*** Begin section ***

__global__ __launch_bounds__(64) void k_pnp_plan(int batch, int maxIters, const PnpState* __restrict__ state,
                                                 int32_t* __restrict__ plan) {
  const int lane = threadIdx.x;
  int carry[3] = {0, 0, 0};
  const int C[3] = {PNP_CS, PNP_CA, PNP_CB};
  for (int b0 = 0; b0 < batch; b0 += 64) {
    const int b = b0 + lane;
    int rem = 0;
    if (b < batch) {
      const PnpState st = state[b];
      if (st.n >= 6) rem = max(0, min(st.niters, maxIters) - PNP_FIRST);
    }
#pragma unroll
    for (int k = 0; k < 3; ++k) {
      int v = (rem + C[k] - 1) / C[k];
#pragma unroll
      for (int o = 1; o < 64; o <<= 1) {
        const int y = __shfl_up(v, o, 64);
        if (lane >= o) v += y;
      }
      const int incl = v, excl = incl - (rem + C[k] - 1) / C[k];
      if (b < batch) plan[k * (batch + 1) + b] = carry[k] + excl;
      carry[k] += __shfl(incl, 63, 64);
    }
  }
  if (lane < 3) plan[lane * (batch + 1) + batch] = carry[lane];
}

__device__ __forceinline__ void pnp_unit(const int32_t* __restrict__ pre, int batch, int u, int C, int& b, int& base) {
  int lo = 0, hi = batch - 1;
  while (lo < hi) {
    const int mid = (lo + hi + 1) >> 1;
    if (pre[mid] <= u) lo = mid; else hi = mid - 1;
  }
  b = lo;
  base = PNP_FIRST + (u - pre[lo]) * C;
}

template <int C, typename Body>
__device__ __forceinline__ void pnp_units(const int32_t* __restrict__ plan, int k, int batch, int maxIters,
                                          const PnpState* __restrict__ state, Body body) {
  const int32_t* pre = plan ? plan + k * (batch + 1) : nullptr;
  const int total = plan ? pre[batch] : (int)blockIdx.x + 1;
  for (int u = blockIdx.x; u < total; u += gridDim.x) {
    int b, base, lim;
    if (plan) {
      pnp_unit(pre, batch, u, C, b, base);
      lim = maxIters;
    } else {
      b = blockIdx.y;
      base = u * C;
      lim = PNP_FIRST;
    }
    const PnpState st = state[b];
    const int hi = min(min(st.niters, maxIters), lim);
    if (st.n < 6 || base >= hi) continue;
    body(b, base, hi, st.n);
  }
}

__global__ __launch_bounds__(64, 4) void k_pnp_setup(const float* __restrict__ P3all, const float* __restrict__ p2all,
                                                  int cap, Cam K, int maxIters, int batch,
                                                  const int32_t* __restrict__ plan,
                                                  const int16_t* __restrict__ table, int table_iters,
                                                  const PnpState* __restrict__ state, double* __restrict__ ws) {
  extern __shared__ __attribute__((aligned(16))) double smt[];
  double* mt = smt + threadIdx.x;
  pnp_units<PNP_CS>(plan, 0, batch, maxIters, state, [&](int b, int base, int hi, int n) {
    const int it = base + threadIdx.x;
    if (it >= hi) return;
    const float* __restrict__ P3 = P3all + (int64_t)b * cap * 3;
    const float* __restrict__ p2 = p2all + (int64_t)b * cap * 2;
    double* w = ws + ((int64_t)b * maxIters + it) * PNP_WS;
    const int16_t* sb = table + ((int64_t)n * table_iters + it) * 5;
    EPnPd<5> e;
    e.fu = K.fx; e.fv = K.fy; e.uc = K.cx; e.vc = K.cy;
#pragma unroll
    for (int i = 0; i < 5; ++i) {
      int j = sb[i];
#pragma unroll
      for (int c = 0; c < 3; ++c) e.pws[3 * i + c] = (double)P3[j * 3 + c];
      double xy[2];
      dundistort(K, (double)p2[j * 2], (double)p2[j * 2 + 1], xy);
      float fx = (float)xy[0], fy = (float)xy[1];
      e.us[2 * i] = fx * K.fx + K.cx;
      e.us[2 * i + 1] = fy * K.fy + K.cy;
    }
    e.build_mtm<64>(mt);
#pragma unroll 8
    for (int k = 0; k < 144; ++k) w[PW_MTM + k] = mt[k * 64];
#pragma unroll
    for (int r = 0; r < 4; ++r)
#pragma unroll
      for (int k = 0; k < 3; ++k) w[PW_CWS + r * 3 + k] = e.cws[r][k];
#pragma unroll
    for (int k = 0; k < 20; ++k) w[PW_AL + k] = e.alphas[k];
#pragma unroll
    for (int k = 0; k < 15; ++k) w[PW_PWS + k] = e.pws[k];
#pragma unroll
    for (int k = 0; k < 10; ++k) w[PW_US + k] = e.us[k];
  });
}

*** End section ***

● **Activity**:
Would you copy out each line of the records above where the word "table" occurs?

● **Exercise response**:
                                                  const int16_t* __restrict__ table, int table_iters,
    const int16_t* sb = table + ((int64_t)n * table_iters + it) * 5;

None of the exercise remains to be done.